## ABOUT THIS EXERCISE
Work out how many lines below hold the string "neurons" and state only that figure.

## RECORDS FOR PROCESSING
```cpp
constexpr int kAttMaxK = 16, kAttMaxE = 8;
__device__ __forceinline__ float tanh_exp2(float x) {
  const float t = __builtin_amdgcn_exp2f(x * 2.8853900817779268f);
  return 1.f - 2.f * __builtin_amdgcn_rcpf(t + 1.f);
}
__global__ __launch_bounds__(256) void attend16_kernel(
    const float* __restrict__ q, const float* __restrict__ keys,
    const float* __restrict__ w, const float* __restrict__ b, int rows, int rpn,
    int k, int A, float* __restrict__ att, const int* __restrict__ nanrow, int stamp) {
  const int neuron = blockIdx.x;
  const int wave = blockIdx.y * 4 + (threadIdx.x >> 6), lane = threadIdx.x & 63;
  const int stride = 4 * gridDim.y;
  const int r0 = neuron * rpn;
  const int r1 = r0 + rpn < rows ? r0 + rpn : rows;
  if (r0 + wave >= r1) return;
  const float* kr = keys + (long)neuron * k * A;
  const int ne = (A + 63) / 64;
  float wv[kAttMaxE], kv[kAttMaxK][kAttMaxE];
  int av[kAttMaxE];
#pragma unroll
  for (int e = 0; e < kAttMaxE; ++e) {
    const int a = lane + 64 * e;
    const bool ok = a < A;
    av[e] = ok ? a : 0;
    wv[e] = ok ? w[a] : 0.f;
  }
#pragma unroll
  for (int j = 0; j < kAttMaxK; ++j)
#pragma unroll
// ... 33 lines not shown
    float mx = valid ? s : -INFINITY;
#pragma unroll
    for (int X = 4; X < 64; X <<= 1) mx = fmaxf(mx, __shfl_xor(mx, X));
    const bool writer = valid && (lane & 3) == 0;
    const float ev = writer ? expf(s - mx) : 0.f;
    float sum = ev;
#pragma unroll
    for (int X = 4; X < 64; X <<= 1) sum += __shfl_xor(sum, X);
    const bool bad = nanrow != nullptr && nanrow[r] == stamp;
    if (writer) att[(long)r * k + j] = bad ? __builtin_nanf("") : ev / sum;
  }
}

static void launch_attend(const float* q, const float* keys, const float* w, const float* b,
                          int rows, int rpn, int k, int A, float* att, const int* nanrow,
                          int stamp, hipStream_t s) {
  static const bool fast = !(getenv("MILAN_ATTEND_FAST") && atoi(getenv("MILAN_ATTEND_FAST")) == 0);
  if (fast && k <= kAttMaxK && A <= 64 * kAttMaxE) {
    const int neurons = (rows + rpn - 1) / rpn;
    int rs = (4096 + neurons * 4 - 1) / (neurons * 4);
    const int rs_max = (rpn + 3) / 4;
    rs = rs < 1 ? 1 : (rs > rs_max ? rs_max : rs);
    hipLaunchKernelGGL(attend16_kernel, dim3(neurons, rs), dim3(256), 0, s, q, keys, w, b, rows,
                       rpn, k, A, att, nanrow, stamp);
  } else {
    hipLaunchKernelGGL(attend_kernel, dim3((rows + 3) / 4), dim3(256), 0, s, q, keys, w, b,
                       rows, rpn, k, A, att, nanrow, stamp);
  }
}

constexpr int kCtxMaxK = 16;
template <bool RESIDENT>
__global__ __launch_bounds__(256) void context_kernel(
    const float* __restrict__ att, const float* __restrict__ feat, int rows,
    int rpn, int k, int F, float* __restrict__ ctx, float scale,
    int* __restrict__ nanrow, int stamp) {
  const int neuron = blockIdx.x;
  const int f = (blockIdx.y * 256 + threadIdx.x) * 4;
  if (f >= F) return;
  const float* fr = feat + (long)neuron * k * F + f;
  float4 v[RESIDENT ? kCtxMaxK : 1];
  if constexpr (RESIDENT) {
#pragma unroll
    for (int j = 0; j < kCtxMaxK; ++j)
      v[j] = j < k ? *reinterpret_cast<const float4*>(fr + (long)j * F)
                   : make_float4(0.f, 0.f, 0.f, 0.f);
  }
  const int r0 = neuron * rpn;
  const int r1 = r0 + rpn < rows ? r0 + rpn : rows;
  for (int r = r0; r < r1; ++r) {
    const float* ar = att + (long)r * k;
    float s0 = 0.f, s1 = 0.f, s2 = 0.f, s3 = 0.f;
    if constexpr (RESIDENT) {
#pragma unroll
      for (int j = 0; j < kCtxMaxK; ++j) {
        if (j < k) {
          const float aj = ar[j];
          s0 = fmaf(aj, v[j].x, s0); s1 = fmaf(aj, v[j].y, s1);
          s2 = fmaf(aj, v[j].z, s2); s3 = fmaf(aj, v[j].w, s3);
        }
      }
    } else {
      for (int j = 0; j < k; ++j) {
        const float4 w = *reinterpret_cast<const float4*>(fr + (long)j * F);
// ... 17 lines not shown
                             float* __restrict__ dst, int ldd, float scale) {
  const long total = (long)rows * E;
  for (long idx = blockIdx.x * (long)blockDim.x + threadIdx.x; idx < total;
       idx += (long)gridDim.x * blockDim.x) {
    const long r = idx / E;
    const int e = idx - r * E;
    dst[r * ldd + e] = table[tok[r] * E + e] * scale;
  }
}

__global__ void embed_split_kernel(const float* __restrict__ table,
                                   const int64_t* __restrict__ tok, int rows, int E,
                                   float* __restrict__ dst, int ldd, float scale,
                                   unsigned* status,
                                   const int* __restrict__ live = nullptr,
                                   const int* __restrict__ nanrow = nullptr, int stamp = 0) {
  if (live) rows = min(rows, *live);
  const int g8 = E >> 3;
  const long total = (long)rows * g8;
  float sat = 0.f;
  for (long idx = blockIdx.x * (long)blockDim.x + threadIdx.x; idx < total;
       idx += (long)gridDim.x * blockDim.x) {
    const long r = idx / g8;
    const int q = idx - r * g8;
    const float* sp = table + tok[r] * E + q * 8;
    _Float16 hi[8], lo[8];
#pragma unroll
    for (int e = 0; e < 8; ++e) {
      const float x = fminf(fmaxf(sp[e] * scale, -65504.f), 65504.f);
      sat = fmaxf(sat, fabsf(x));
      hi[e] = (_Float16)x;
      lo[e] = (_Float16)(x - (float)hi[e]);
    }
    if (nanrow != nullptr && nanrow[r] == stamp) {
#pragma unroll
      for (int e = 0; e < 8; ++e) hi[e] = (_Float16)__builtin_nanf("");
    }
    float4* d = reinterpret_cast<float4*>(dst + r * ldd + q * 8);
    d[0] = *reinterpret_cast<const float4*>(hi);
    d[1] = *reinterpret_cast<const float4*>(lo);
  }
  report_saturation(status, sat);
}

__global__ void lstm_pointwise_kernel(const float* __restrict__ gates,
                                      const float* __restrict__ c_in, int rows,
                                      int H, float* __restrict__ h_out,
                                      float* __restrict__ c_out) {
  const long total = (long)rows * H;
// ... 580 lines not shown
  }
}

__global__ void beam_reorder_kernel(
    const int* __restrict__ new_tok, const int* __restrict__ new_bp, int n,
    int beam_prev, int beam, int H, const float* __restrict__ h_src,
    const float* __restrict__ c_src, float* __restrict__ h_dst,
    float* __restrict__ c_dst, int lm_layers, int Hl, long lm_rows_src,
    long lm_rows_dst, const float* __restrict__ hl_src,
    const float* __restrict__ cl_src, float* __restrict__ hl_dst,
    float* __restrict__ cl_dst, int64_t* __restrict__ tok_dst,
    int* __restrict__ hist_tok, int* __restrict__ hist_bp) {
  const int r = blockIdx.x;
  const int nn = r / beam;
  const int src = nn * beam_prev + new_bp[r];
  for (int j = threadIdx.x; j < H; j += blockDim.x) {
    h_dst[(long)r * H + j] = h_src[(long)src * H + j];
    c_dst[(long)r * H + j] = c_src[(long)src * H + j];
  }
  for (int l = 0; l < lm_layers; ++l)
    for (int j = threadIdx.x; j < Hl; j += blockDim.x) {
      hl_dst[((long)l * lm_rows_dst + r) * Hl + j] =
          hl_src[((long)l * lm_rows_src + src) * Hl + j];
      cl_dst[((long)l * lm_rows_dst + r) * Hl + j] =
          cl_src[((long)l * lm_rows_src + src) * Hl + j];
    }
  if (threadIdx.x == 0) {
    tok_dst[r] = new_tok[r];
    hist_tok[r] = new_tok[r];
    hist_bp[r] = new_bp[r];
  }
}

__global__ void beam_finalize_kernel(const int* __restrict__ hist_tok,
                                     const int* __restrict__ hist_bp, int n,
                                     int beam, int T,
                                     int64_t* __restrict__ beam_tokens) {
  const int r = blockIdx.x * blockDim.x + threadIdx.x;
  if (r >= n * beam) return;
  const int nn = r / beam;
  int j = r - nn * beam;
  const long R = (long)n * beam;
  for (int t = T - 1; t >= 0; --t) {
    beam_tokens[(long)r * T + t] = hist_tok[t * R + nn * beam + j];
    j = hist_bp[t * R + nn * beam + j];
  }
// ... 256 lines not shown

struct DecBuf {
  float *keys, *pooled, *x, *h, *cc, *hn, *cn, *q, *att, *ctx, *gates, *logits;
  float *lm_logits, *lm_emb, *lm_gates;
  LmState lm[2];
  float* cand_v; int* cand_i;
  float* last_lp[2]; int *new_tok, *new_bp, *hist_tok, *hist_bp;
  int64_t *tok, *seqs;
  float *lm_alive, *lm_total;
  float* lm_dedup; size_t lm_dedup_floats;
  int32_t* len1;
  float* scratch;
  size_t scratch_floats;
  int* nanrow;
  int nan_stamp;
};

static size_t lm_dedup_floats(const milan_dims& d, size_t R, int L, int G);

static void dec_plan(const milan_ctx* c, int n, int k, int beam, int T, bool lm,
                     Arena& a, DecBuf* b) {
  const milan_dims& d = c->d;
  const size_t R = (size_t)n * beam;
  const int F = d.feature_size, H = d.hidden_size, E = d.embedding_size,
            A = d.attention_size, V = d.vocab_size;
  b->keys = a.get<float>((size_t)n * k * A);
  b->pooled = a.get<float>((size_t)n * F);
  b->x = a.get<float>(R * (E + F));
  b->h = a.get<float>(R * H); b->cc = a.get<float>(R * H);
  b->hn = a.get<float>(R * H); b->cn = a.get<float>(R * H);
  b->q = a.get<float>(R * A);
  b->att = a.get<float>(R * k);
  b->ctx = a.get<float>(R * F);
  b->gates = a.get<float>(R * 4 * H);
  b->logits = a.get<float>(R * V);
  b->cand_v = a.get<float>(R * beam); b->cand_i = a.get<int>(R * beam);
  b->last_lp[0] = a.get<float>(R); b->last_lp[1] = a.get<float>(R);
  b->new_tok = a.get<int>(R); b->new_bp = a.get<int>(R);
  b->hist_tok = a.get<int>(R * T); b->hist_bp = a.get<int>(R * T);
  b->tok = a.get<int64_t>(R);
  b->seqs = a.get<int64_t>(R * (T + 1));
  b->len1 = a.get<int32_t>(2 * (size_t)n + 2);
  b->nanrow = a.get<int>(R);
  b->nan_stamp = 0;
  {
    const size_t rows = R > (size_t)n * k ? R : (size_t)n * k;
    b->scratch_floats = rows * (size_t)(E + F + d.hidden_size);
    b->scratch = a.get<float>(b->scratch_floats);
  }
  b->lm_logits = nullptr;
  b->lm_dedup = nullptr; b->lm_dedup_floats = 0;
  if (lm) {
    const int Hl = d.lm_hidden_size, El = d.lm_embedding_size;
    b->lm_logits = a.get<float>(R * V);
    b->lm_emb = a.get<float>(R * El);
    b->lm_gates = a.get<float>(R * 4 * Hl);
    for (int i = 0; i < 2; ++i) {
      b->lm[i].h = a.get<float>(R * Hl * d.lm_layers);
      b->lm[i].c = a.get<float>(R * Hl * d.lm_layers);
// ... 45 lines not shown
  return 0;
}

int decoder_init_state(milan_ctx* c, const float* features, int n, int k,
                       float* h, float* cc, Arena& ws, hipStream_t s) {
  MILAN_TRY(check_dims(c, k));
  float* pooled = ws.get<float>((size_t)n * c->d.feature_size);
  MILAN_REQUIRE(pooled, MILAN_ERR_WORKSPACE, "init_state: workspace too small");
  c->scratch_floats = (size_t)n * c->d.feature_size;
  c->scratch = ws.get<float>(c->scratch_floats);
  return init_state_impl(c, features, n, k, pooled, h, cc, s);
}

static void launch_context(const float* att, const float* features, int rows,
                           int rpn, int k, int F, float* ctx, float scale,
                           int* nanrow, int stamp, hipStream_t s) {
  const int gy = (F / 4 + 255) / 256;
  const int neurons = (rows + rpn - 1) / rpn;
  if (k <= kCtxMaxK)
    hipLaunchKernelGGL(context_kernel<true>, dim3(neurons, gy), dim3(256), 0, s,
                       att, features, rows, rpn, k, F, ctx, scale, nanrow, stamp);
  else
    hipLaunchKernelGGL(context_kernel<false>, dim3(neurons, gy), dim3(256), 0, s,
                       att, features, rows, rpn, k, F, ctx, scale, nanrow, stamp);
}

static int step_core(milan_ctx* c, const float* features, const float* keys,
                     int rows, int rpn, int k, const int64_t* tok,
                     const float* h, const float* cc, float* hn, float* cn,
                     DecBuf* b, hipStream_t s) {
  const milan_dims& d = c->d;
  const int F = d.feature_size, H = d.hidden_size, E = d.embedding_size,
            A = d.attention_size, V = d.vocab_size;
  const int ldx = E + F;
  const bool fused = c->precision == MILAN_PRECISION_SPLIT_F16 && c->scratch &&
                     c->q2h.ws && c->gate.ws && c->lstm_cat.ws && c->out.ws &&
                     E % 16 == 0 && F % 8 == 0 && H % 16 == 0 &&
                     (size_t)rows * (ldx + H) <= c->scratch_floats;
  const bool cat_split = c->precision == MILAN_PRECISION_SPLIT_F16 && c->lstm_cat.ws &&
                         c->scratch && (size_t)rows * c->lstm_cat.k <= c->scratch_floats;
  const float fs = cat_split ? c->feat_scale : 1.f;
  if (fused) {
    float* xs = c->scratch;
    float* hs = c->scratch + (size_t)rows * ldx;
    float* hs2 = b->gates;
    const int stamp = ++b->nan_stamp;
    MILAN_TRY(launch_f32_to_split(h, H, hs, H, rows, H, 1.f, s, b->nanrow, stamp));
    auto split_lin = [&](const LinearW& w, float* C, int ldc, int epi,
                         const float* aux, int ldaux) {
      GemmArgs g = linear_args(hs, H, w.ws, w.b, C, ldc, rows, w.n, w.k, epi,
                               c->zero, aux, ldaux);
      g.a_split = 1;
      g.acc_scale = w.ws_inv;
      return g;
    };
    MILAN_TRY(launch_gemm(split_lin(c->q2h, b->q, A, EPI_BIAS, nullptr, 0), s));
// ... 554 lines not shown
                "row select: rows=%d, k=%d must be in 1..min(%d, vocab_size %d)", rows, k,
                kMaxBeam, V);
  if (path == 0)
    return launch_row_select(logits, lm_logits, lambda, rows, V, k, last_tok, stop,
                             cand_v, cand_i, nullptr, 0, s);
  if (path == 1)
    return launch_row_select_wide(logits, lm_logits, lambda, rows, V, k, last_tok, stop,
                                  cand_v, cand_i, s);
  MILAN_REQUIRE(k >= 2 && row_select_reg_ok(V, k), MILAN_ERR_ARG,
                "row select: path %d needs 2 <= k <= 256 and vocab_size <= %d (k=%d, "
                "vocab_size %d)", path, kRowRegs * 256, k, V);
  return launch_row_select(logits, lm_logits, lambda, rows, V, k, last_tok, stop, cand_v,
                           cand_i, nullptr, 0, s, false, path == 2 ? 0 : 2);
}

int decoder_decode(milan_ctx* c, const float* features, int n, int k,
                   int strategy, int length, int beam, int mi, float temperature,
                   int group_size, int64_t* tokens, float* scores,
                   float* predictions, float* attentions, int64_t* beam_tokens,
                   float* beam_scores, int32_t* out_len, Arena& ws,
                   hipStream_t s) {
  MILAN_TRY(check_dims(c, k));
  const milan_dims& d = c->d;
  const int H = d.hidden_size, V = d.vocab_size;
  MILAN_REQUIRE(strategy == MILAN_GREEDY || strategy == MILAN_FORCED ||
                    strategy == MILAN_BEAM || strategy == MILAN_RERANK,
                MILAN_ERR_ARG, "unknown strategy: %d", strategy);
  MILAN_REQUIRE(!(mi && strategy == MILAN_RERANK), MILAN_ERR_ARG,
                "cannot set `mi=` decoding when reranking");
  MILAN_REQUIRE(!(mi || strategy == MILAN_RERANK) || d.has_lm, MILAN_ERR_NO_LM,
// ... 68 lines not shown
                           predictions + (long)t * V, (long)length * V, V, b.att,
                           n, k, t, length, tokens, scores, attentions, b.tok);
      else
        hipLaunchKernelGGL(greedy_record_kernel, dim3(nblk_all(n)), dim3(256), 0, s,
                           b.cand_v, b.cand_i, b.att, n, k, t, length, tokens,
                           scores, attentions, b.tok);
      float* tmp = h; h = hn; hn = tmp;
      tmp = cc; cc = cn; cn = tmp;
    }
    MILAN_CHECK_HIP(hipGetLastError());
    return 0;
  }

  const bool wide = c->beam_path == 1;
  int beam_prev = 1, rows = n, lpcur = 0;
  std::optional<StageScope> search_scope;
  search_scope.emplace(MILAN_STAGE_DEC_SEARCH, s);
  for (int t = 0; t < length; ++t) {
    MILAN_TRY(step_core(c, features, b.keys, rows, beam_prev, k, b.tok, b.h, b.cc,
                        b.hn, b.cn, &b, s));
    const float* lm_logits = nullptr;
    if (mi) {
      b.lm[lmcur].rows = b.lm[lmcur ^ 1].rows = R;
      MILAN_TRY(lm_step(c, b.tok, rows, b.lm[lmcur], b.lm[lmcur ^ 1], b.lm_emb,
                        b.lm_gates, b.lm_logits, s));
      lm_logits = b.lm_logits;
    }
    MILAN_TRY(launch_row_select(b.logits, lm_logits, temperature, rows, V, beam,
                                t == 0 ? nullptr : b.tok, d.stop_index, b.cand_v,
                                b.cand_i, nullptr, 0, s, wide));
    MILAN_TRY(decoder_beam_merge(b.cand_v, b.cand_i, t == 0 ? nullptr : b.last_lp[lpcur],
                                 n, beam_prev, beam, wide, b.last_lp[lpcur ^ 1], b.new_tok,
                                 b.new_bp, s));
    lpcur ^= 1;
    hipLaunchKernelGGL(
        beam_reorder_kernel, dim3(R), dim3(128), 0, s, b.new_tok, b.new_bp, n,
        beam_prev, beam, H, b.hn, b.cn, b.h, b.cc, mi ? d.lm_layers : 0, Hl,
        (long)R, (long)R, mi ? b.lm[lmcur ^ 1].h : nullptr,
        mi ? b.lm[lmcur ^ 1].c : nullptr, mi ? b.lm[lmcur].h : nullptr,
        mi ? b.lm[lmcur].c : nullptr, b.tok, b.hist_tok + (long)t * R,
        b.hist_bp + (long)t * R);
    beam_prev = beam;
    rows = R;
  }
  hipLaunchKernelGGL(beam_finalize_kernel, dim3(nblk_all(R)), dim3(256), 0, s,
                     b.hist_tok, b.hist_bp, n, beam, length, beam_tokens);
  MILAN_CHECK_HIP(hipMemcpyAsync(beam_scores, b.last_lp[lpcur],
                                 sizeof(float) * R, hipMemcpyDeviceToDevice, s));
  const int groups = (n + group_size - 1) / group_size;
  int32_t* lens = out_len ? out_len : b.len1 + n + 1;
  hipLaunchKernelGGL(group_len_kernel, dim3(groups), dim3(256), 0, s, b.hist_tok,
                     n, beam, length, group_size, d.stop_index, lens);
// ... 23 lines not shown
```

## RESPONSE AREA
6